Talvez só mesmo os rapazes natalenses, que perdiam feio para os americanos na hora da paquera. Os nativos eram formais, usavam terno e chapéu de palhinha. Já os estrangeiros, quando não estavam de uniforme, usavam camisas coloridas por fora da calça – sem "ensacar" como dizemos por aqui – e as mulheres achavam isso um charme.
 
Dona Guiomar lembra que os soldados também iam à Casa Rio comprar Chanel Nº 5, outro item escasso que fazia sucesso durante a guerra. E que isso deu margem para um golpe que ficou famoso na época: "tinha gente em Natal querendo dar uma de esperto.
 
Eles pegavam vidros de Chanel Nº 5 e dividiam em vários frascos. Completavam com outro perfume barato e vendiam para os americanos. Eles eram loucos por esse perfume, e compravam muito. Muitos caiam no golpe", conta.
 
 
 
Anúncio anterior à II Guerra, década de 30
 
 
Também foram os americanos que trouxeram os calções curtos de helanca para os banhos de mar em Ponta Negra e Areia Preta. Antes disso, os rapazes natalenses usavam calções compridos na praia.
 
As moças passaram a querer usar maiô aberto nas costas, como as atrizes de Hollywood e as pin-ups dos calendários.
 
Mas por aqui a vigilância dos pais ainda era severa, e as mães geralmente cobriam as costas do maiô com uma peça de croché.
 
 
Foi a época também em que as mulheres começaram a usar calças compridas à la Marlene Dietrich. Só as solteiras usavam, não ficava bem para uma mãe de família andar de calças por aí.
 
E as moças que usavam eram "mal faladas".
 
 
 
 
Marlene Dietrich, a musa de calças compridas
 
 
Os cabelos eram cacheados com bobs, as moças perdiam horas ondulandos os fios. Apesar do racionamento de tecidos no resto do mundo ter feito as saias minguarem, por aqui elas ainda eram rodadas. Ideais para balançar e rodopiar nos bailes do América.

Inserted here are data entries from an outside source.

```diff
@@ -398,11 +414,19 @@
     for (int kd = 0; kd < KD; ++kd)
 #pragma unroll
       for (int tt = 0; tt < 4; ++tt) {
-        const f16x8 kf = *(const f16x8*)(&sk[buf][(kd * 64 + tt * 16) * 32 + kfrag]);
+        const f16x8 kf = *(const f16x8*)(&sk[slot][(kd * 64 + tt * 16) * 32 + kfrag]);
 #pragma unroll
         for (int u = 0; u < QT; ++u) sc[u][tt] = __builtin_amdgcn_mfma_f32_16x16x32_f16(kf, qf[u][kd], sc[u][tt], 0, 0, 0);
       }
-    f16x8 pf[QT][2];
+#pragma unroll
+    for (int i = 0; i < DT; ++i)
+#pragma unroll
+      for (int j = 0; j < 2; ++j) {
+        const int row = i * 16 + c;
+        vf[i][j] = *(const f16x8*)(&sv[slot][row * ATT_VROW + (((4 * j + g) ^ (c & 7)) << 3)]);
+      }
+  };
+  auto update_max = [&](const f32x4 (&sc)[QT][4]) {
 #pragma unroll
     for (int u = 0; u < QT; ++u) {
       float mx = -INFINITY;
@@ -418,7 +442,13 @@
         for (int i = 0; i < DT; ++i) o[u][i] *= alpha;
       }
       mrun[u] = mnew;
-      const float mc = -mnew * cs;
+    }
+  };
+  auto accumulate = [&](const f32x4 (&sc)[QT][4], const f16x8 (&vf)[DT][2]) {
+    f16x8 pf[QT][2];
+#pragma unroll
+    for (int u = 0; u < QT; ++u) {
+      const float mc = -mrun[u] * cs;
 #pragma unroll
       for (int tt = 0; tt < 4; ++tt)
 #pragma unroll
@@ -431,15 +461,40 @@
 #pragma unroll
     for (int i = 0; i < DT; ++i)
 #pragma unroll
-      for (int j = 0; j < 2; ++j) {
-        const f16* vr = &sv[buf][(i * 16 + c) * ATT_VROW + 32 * j + 4 * g];
-        const f16x4 va = *(const f16x4*)vr, vb = *(const f16x4*)(vr + 16);
-        const f16x8 vf = {va[0], va[1], va[2], va[3], vb[0], vb[1], vb[2], vb[3]};
-#pragma unroll
-        for (int u = 0; u < QT; ++u) o[u][i] = __builtin_amdgcn_mfma_f32_16x16x32_f16(vf, pf[u][j], o[u][i], 0, 0, 0);
-      }
-    if (t + 1 < ntiles) stash(buf ^ 1);
-    __syncthreads();
+      for (int j = 0; j < 2; ++j)
+#pragma unroll
+        for (int u = 0; u < QT; ++u) o[u][i] = __builtin_amdgcn_mfma_f32_16x16x32_f16(vf[i][j], pf[u][j], o[u][i], 0, 0, 0);
+  };
+  auto step = [&](int t, const f32x4 (&sc)[QT][4], const f16x8 (&vf)[DT][2], f32x4 (&sn)[QT][4], f16x8 (&vn)[DT][2]) {
+    if ((t + 1) % TPS == 0) {
+      const int st = (t + 1) / TPS;
+      stash(st);
+      __syncthreads();
+      if (st + 1 < nstages) fetch(st + 1);
+    }
+    load_tile(t + 1, sn, vn);
+    accumulate(sc, vf);
+    update_max(sn);
+  };
+
+  f32x4 sa[QT][4], sb[QT][4];
+  f16x8 va[DT][2], vb[DT][2];
+  fetch(0);
+  stash(0);
+  __syncthreads();
+  if (nstages > 1) fetch(1);
+  load_tile(0, sa, va);
+  update_max(sa);
+  int t = 0;
+  for (; t + 2 < ntiles; t += 2) {
+    step(t, sa, va, sb, vb);
+    step(t + 1, sb, vb, sa, va);
+  }
+  if (t + 1 < ntiles) {
+    step(t, sa, va, sb, vb);
+    accumulate(sb, vb);
+  } else {
+    accumulate(sa, va);
   }
 #pragma unroll
   for (int u = 0; u < QT; ++u) {
@@ -596,11 +651,13 @@
   a.causal = causal;
   if (causal && n_q != n_kv) return upk_fail(ctx, UPK_EINVAL, "attention: causal needs n_q == n_kv");
   static const int qt_env = getenv("UPK_ATTN_QT") ? atoi(getenv("UPK_ATTN_QT")) : 0;
-  const int qt = qt_env ? qt_env : ((d <= 128 && (long)((n_q + 127) / 128) * batch * heads >= 4L * ctx->num_cus) ? 2 : 1);
+  int qt = qt_env ? qt_env : ((d <= 128 && (long)((n_q + 127) / 128) * batch * heads >= 4L * ctx->num_cus) ? 2 : 1);
   dim3 grid(batch * heads, (n_q + 64 * qt - 1) / (64 * qt)), block(256);
   upk_prof_scope prof(ctx, UPK_CLS_ATTN, stream);
   static const bool lds_off = getenv("UPK_ATTN_DIRECT") != nullptr;
   if (!lds_off && !causal && (d == 32 || d == 64) && n_kv >= 256 && (n_kv & 63) == 0 && (vt_ld & 7) == 0) {
+    if (!qt_env) qt = (long)((n_q + 127) / 128) * batch * heads >= 2L * ctx->num_cus ? 2 : 1;
+    grid.y = (n_q + 64 * qt - 1) / (64 * qt);
     if (d == 32) {
       if (qt == 2) hipLaunchKernelGGL((attn_lds_kernel<32, 2>), grid, block, 0, stream, a);
       else hipLaunchKernelGGL((attn_lds_kernel<32, 1>), grid, block, 0, stream, a);
```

Há estudos que defendem que nem tudo foram flores nesse período. Os preços por exemplo subiram vertiginosamente. Havia muito dólar circulando, e o comércio cobrava como se todos tivessem o mesmo rendimento dos americanos, quando na realidade a cidade era, de uma forma geral, muito pobre.
 
Mesmo assim, a maioria das pessoas que viveu aquela época a lembra com saudosismo, como uma época de ouro da cidade.
 
Talvez porque, em termos de moda e estética, Natal era uma bolha de glamour num mundo castigado pelo racionamento. Não faltava meia-calça nem Chanel Nº 5, mesmo que a maioria da população não tivesse o hábito de usar nem um nem outro.